[Stored entries]
※ ※ ※
diff --git a/progressive-stable-diffusion_amd/csrc/igemm_epilogue.h b/progressive-stable-diffusion_amd/csrc/igemm_epilogue.h
--- a/progressive-stable-diffusion_amd/csrc/igemm_epilogue.h
+++ b/progressive-stable-diffusion_amd/csrc/igemm_epilogue.h
@@ -157,8 +157,16 @@
   return v;
 }
 
+template <int BM>
+__device__ __forceinline__ size_t epi_fold_row(const IgemmArgs& p, int m0, int row) {
+  const int mt = m0 / BM;
+  int b, y, x;
+  ups_fold_decode(p, (mt >> 2) * BM + row, b, y, x);
+  return ((size_t)(b * p.Ho + 2 * y + ((mt >> 1) & 1))) * p.Wo + 2 * x + (mt & 1);
+}
+
 enum { EPI_PLAIN = 0, EPI_FOLD_GLOBAL = 1, EPI_FOLD_LDS = 2 };
-template <int J, int MI, int WM, int WN, int MODE, int FOLD>
+template <int J, int MI, int WM, int WN, int MODE, int FOLD, bool UPSF = false>
 __device__ __forceinline__ void epi_tile(const IgemmArgs& p, f4 (&acc)[J][MI], int m0, int n0, int wm, int wn, int g, int mc,
                                          int HoWo, const float (&lmu)[MI], const float (&lrs)[MI], const char* ln_cb) {
   const bool lnstat = FOLD == EPI_PLAIN && (p.flags & DADD_EPI_LNSTAT) != 0 && n0 + wn * WN < p.N;
@@ -168,6 +176,11 @@
   float rs1[MI], rs2[MI];
 #pragma unroll
   for (int i = 0; i < MI; ++i) rs1[i] = rs2[i] = 0.f;
+  [[maybe_unused]] size_t orow[MI];
+  if constexpr (UPSF) {
+#pragma unroll
+    for (int i = 0; i < MI; ++i) orow[i] = epi_fold_row<2 * WM>(p, m0, wm * WM + i * 16 + mc);
+  }
   epi_for_each<J, MI, MODE>(
       [&](int o) __attribute__((always_inline)) { ops.batch(p, o, HoWo); },
       [&](int i, int j) __attribute__((always_inline)) {
@@ -196,7 +209,8 @@
             rs2[i] = fmaf(f, f, rs2[i]);
           }
         }
-        *reinterpret_cast<h4*>(p.out + (size_t)m * p.ldo + n) = o;
+        if constexpr (UPSF) *reinterpret_cast<h4*>(p.out + orow[i] * p.ldo + n) = o;
+        else *reinterpret_cast<h4*>(p.out + (size_t)m * p.ldo + n) = o;
       },
       [&](int i) __attribute__((always_inline)) {
         const int m = m0 + wm * WM + i * 16 + mc;
@@ -210,7 +224,7 @@
       });
 }
 
-template <int J, int MI, int WM, int WN, int MODE = EPI_TILE>
+template <int J, int MI, int WM, int WN, int MODE = EPI_TILE, bool UPSF = false>
 __device__ __forceinline__ void igemm_epilogue(const IgemmArgs& p, f4 (&acc)[J][MI], int m0, int n0,
                                                int wm, int wn, int lane, int z, char* smem,
                                                const float* ln_mu = nullptr, const float* ln_rs = nullptr,
@@ -265,7 +279,15 @@
   if (p.flags & DADD_EPI_GNSTAT) {
     float* scratch = reinterpret_cast<float*>(gn_scratch) + (wm * 2 + wn) * 256;
     const int mrow0 = m0 + wm * WM;
-    const int bsmp = row_sample(p, mrow0, HoWo);
+    [[maybe_unused]] const int fold_r0 = ((m0 / (2 * WM)) >> 2) * (2 * WM) + wm * WM, fold_ph = (m0 / (2 * WM)) & 3;
+    int bsmp;
+    if constexpr (UPSF) bsmp = p.fd_on ? (int)dadd_fastdiv_div((uint32_t)fold_r0, p.fd_howo) : fold_r0 / (p.Hi * p.Wi);
+    else bsmp = row_sample(p, mrow0, HoWo);
+    [[maybe_unused]] size_t orow[MI];
+    if constexpr (UPSF) {
+#pragma unroll
+      for (int i = 0; i < MI; ++i) orow[i] = epi_fold_row<2 * WM>(p, m0, wm * WM + i * 16 + mc);
+    }
     const bool has_bias = (p.flags & DADD_EPI_BIAS) != 0, has_rv = (p.flags & DADD_EPI_ROWVEC) != 0;
     const bool has_res = (p.flags & DADD_EPI_RESIDUAL) != 0;
     f4 b4[J], r4[J];
@@ -319,7 +341,8 @@
           cs[r] += f;
           cq[r] = fmaf(f, f, cq[r]);
         }
-        *reinterpret_cast<h4*>(p.out + (size_t)m * p.ldo + n) = o;
+        if constexpr (UPSF) *reinterpret_cast<h4*>(p.out + orow[i] * p.ldo + n) = o;
+        else *reinterpret_cast<h4*>(p.out + (size_t)m * p.ldo + n) = o;
       }
 #pragma unroll
       for (int r = 0; r < 4; ++r) {
@@ -344,7 +367,9 @@
         a += scratch[(lane * p.gn_cg + c) * 2];
         q += scratch[(lane * p.gn_cg + c) * 2 + 1];
       }
-      const int chunk = (mrow0 - bsmp * HoWo) / WM;
+      int chunk;
+      if constexpr (UPSF) chunk = (fold_ph * (p.Hi * p.Wi) + fold_r0 - bsmp * (p.Hi * p.Wi)) / WM;
+      else chunk = (mrow0 - bsmp * HoWo) / WM;
       const int grp = (n0 + wn * WN) / p.gn_cg + lane;
       float* w = p.gn_ws + (((size_t)bsmp * p.gn_nchunk + chunk) * 32 + grp) * 2;
       w[0] = a;
@@ -487,6 +512,10 @@
     }
     return;
   }
+  if constexpr (UPSF) {
+    epi_tile<J, MI, WM, WN, MODE, EPI_PLAIN, true>(p, acc, m0, n0, wm, wn, g, mc, HoWo, lmu, lrs, ln_cb);
+    return;
+  }
   if (lds_fold) epi_tile<J, MI, WM, WN, MODE, EPI_FOLD_LDS>(p, acc, m0, n0, wm, wn, g, mc, HoWo, lmu, lrs, ln_cb);
   else if (fold) epi_tile<J, MI, WM, WN, MODE, EPI_FOLD_GLOBAL>(p, acc, m0, n0, wm, wn, g, mc, HoWo, lmu, lrs, ln_cb);
   else epi_tile<J, MI, WM, WN, MODE, EPI_PLAIN>(p, acc, m0, n0, wm, wn, g, mc, HoWo, lmu, lrs, ln_cb);
diff --git a/progressive-stable-diffusion_amd/csrc/igemm_ups_fold.hip b/progressive-stable-diffusion_amd/csrc/igemm_ups_fold.hip
--- /dev/null
+++ b/progressive-stable-diffusion_amd/csrc/igemm_ups_fold.hip
@@ -0,0 +1,15 @@
+#define DADD_IGEMM_UPS_FOLD
+#include "igemm_dma_kernel.h"
+
+namespace {
+
+#define FOLD_ROW(BM, BN) \
+  {DADD_KNAME("igemm_ups_fold_kernel") "<" #BM ", " #BN ">", igemm_ups_fold_kernel<BM, BN>, 512, smem_bytes(BM, BN), {BM, BN}}
+const IgemmKernel FOLD_KERNELS[] = {FOLD_ROW(128, 128), FOLD_ROW(128, 160)};
+#undef FOLD_ROW
+
+}
+
+int dadd_init_igemm_ups_fold() { return dadd_set_max_lds(FOLD_KERNELS); }
+
+const IgemmKernel* dadd_igemm_ups_fold_row(int tile_m, int tile_n) { return dadd_find_row(FOLD_KERNELS, tile_m, tile_n); }
diff --git a/progressive-stable-diffusion_amd/csrc/igemm_ups_fold_bf16.hip b/progressive-stable-diffusion_amd/csrc/igemm_ups_fold_bf16.hip
--- /dev/null
+++ b/progressive-stable-diffusion_amd/csrc/igemm_ups_fold_bf16.hip
@@ -0,0 +1,2 @@
+#include "bf16_names.h"
+#include "igemm_ups_fold.hip"
diff --git a/progressive-stable-diffusion_amd/engine.py b/progressive-stable-diffusion_amd/engine.py
--- a/progressive-stable-diffusion_amd/engine.py
+++ b/progressive-stable-diffusion_amd/engine.py
@@ -53,6 +53,19 @@
     w16 = (w * gamma[None, :]).to(dtype)
     bias = w @ beta + (b.double() if b is not None else 0.0)
     return w16, w16.double().sum(dim=1).float(), bias.float()
+
+
+def fold_ups_weight(w9: torch.Tensor) -> torch.Tensor:
+    n, cin = w9.shape[0], w9.shape[1] // 9
+    assert w9.dim() == 2 and w9.shape[1] == 9 * cin
+    w = w9.reshape(n, 3, 3, cin).double()
+    sets = (((0,), (1, 2)), ((0, 1), (2,)))
+    phases = []
+    for py in range(2):
+        for px in range(2):
+            taps = [w[:, list(sets[py][dy])][:, :, list(sets[px][dx])].sum((1, 2)) for dy in range(2) for dx in range(2)]
+            phases.append(torch.stack(taps, 1).reshape(n, 4 * cin))
+    return torch.stack(phases, 0).to(w9.dtype).contiguous()
 
 
 def lds_image(w: torch.Tensor) -> torch.Tensor:
@@ -113,6 +126,22 @@
 SPLITK_GN_ROWS = 16
 
 
+UPS_FOLD = True
+
+
+def ups_fold_tiling(m: int, n: int, cin: int) -> Optional[Tuple[int, int, int, int]]:
+    if not UPS_FOLD:
+        return None
+    key = tiling_key(m, n, 4 * cin, 9, False, False, 1, 1)
+    hit = TILING_OVERRIDE.get(key) or TILING_TABLE.get(key)
+    if hit is not None:
+        return tuple(hit) if hit[3] & L.TUNE_UPS_FOLD else None
+    tile_m, tile_n, sk, tune = plan_tiling(m, n, 9 * cin, 9, False, False, 1, 1)
+    if sk != 1 or tile_m != 128 or (m // 4) % 128 or (tune & L.TUNE_NODMA):
+        return None
+    return tile_m, tile_n, 1, tune | L.TUNE_UPS_FOLD
+
+
 LN_FOLD = "auto"
 LN_STATS_FROM_PRODUCER = True
 LN_STATS_MAX_PARTS = 8
@@ -288,6 +317,12 @@
         return self.cached((self.prefix + key, pack.__name__),
                            lambda: self.be.to_device(pack(self.sd[self.prefix + key], self.dtype)))
 
+    def ups_fold(self, w9):
+        w4 = self.cached(("ups_fold", w9.data_ptr()), lambda: self.be.to_device(fold_ups_weight(w9.cpu())))
+        if hasattr(self.be, "register_ups_fold"):
+            self.be.register_ups_fold(w9, w4)
+        return w4
+
     def f(self, key):
         return self.cached((self.prefix + key, "f32"), lambda: self.be.to_device(self.sd[self.prefix + key].float()))
 
@@ -311,6 +346,10 @@
         m = out_shape[0] * out_shape[1] * out_shape[2]
         tile_m, tile_n, sk, tune = plan_tiling(m, n, w.shape[1], taps, bool(flags & L.EPI_GEGLU), residual is not None,
                                                ups, stride)
+        fold = ups_fold_tiling(m, n, w.shape[1] // 9) if ups and x2 is None and residual is None and rowvec is None else None
+        if fold is not None:
+            tile_m, tile_n, sk, tune = fold
+            self.ups_fold(w)
         if taps == 9 and HALO_DUO:
             tune |= L.TUNE_SHALLOW
         if ln_c1 is not None:
diff --git a/progressive-stable-diffusion_amd/lib.py b/progressive-stable-diffusion_amd/lib.py
--- a/progressive-stable-diffusion_amd/lib.py
+++ b/progressive-stable-diffusion_amd/lib.py
@@ -12,6 +12,7 @@
                    "optim")
 _TWINNED_SOURCES = (
     "igemm", "igemm_dma", "conv_halo", "norm", "attention", "elementwise",
+    "igemm_ups_fold",
     "wgrad",
     "norm_grad",
     "attn_grad",
@@ -28,6 +29,7 @@
 PRE_GN, PRE_GN_SILU = 8192, 16384
 EPI_GNAPPLY, EPI_GNAPPLY_SILU = 32768, 65536
 TUNE_SHALLOW, TUNE_NODMA, TUNE_PERSIST = 16, 32, 64
+TUNE_UPS_FOLD = 131072
 XATTN_SPLIT, XATTN_BASELINE = 0, 1
 DGRAD_STRIDE2, DGRAD_UPS = 0, 1
 END_WGRAD_IN, END_WGRAD_OUT = 0, 1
※ ※ ※
**THE TASK**
The output should be exactly the lines above from the line containing "[&](int i, int" to the line containing "void igemm_epilogue(const IgemmArgs&", inclusive, with no other lines.

**WRITTEN ANSWER**
       [&](int i, int j) __attribute__((always_inline)) {
@@ -196,7 +209,8 @@
             rs2[i] = fmaf(f, f, rs2[i]);
           }
         }
-        *reinterpret_cast<h4*>(p.out + (size_t)m * p.ldo + n) = o;
+        if constexpr (UPSF) *reinterpret_cast<h4*>(p.out + orow[i] * p.ldo + n) = o;
+        else *reinterpret_cast<h4*>(p.out + (size_t)m * p.ldo + n) = o;
       },
       [&](int i) __attribute__((always_inline)) {
         const int m = m0 + wm * WM + i * 16 + mc;
@@ -210,7 +224,7 @@
       });
 }
 
-template <int J, int MI, int WM, int WN, int MODE = EPI_TILE>
+template <int J, int MI, int WM, int WN, int MODE = EPI_TILE, bool UPSF = false>
 __device__ __forceinline__ void igemm_epilogue(const IgemmArgs& p, f4 (&acc)[J][MI], int m0, int n0,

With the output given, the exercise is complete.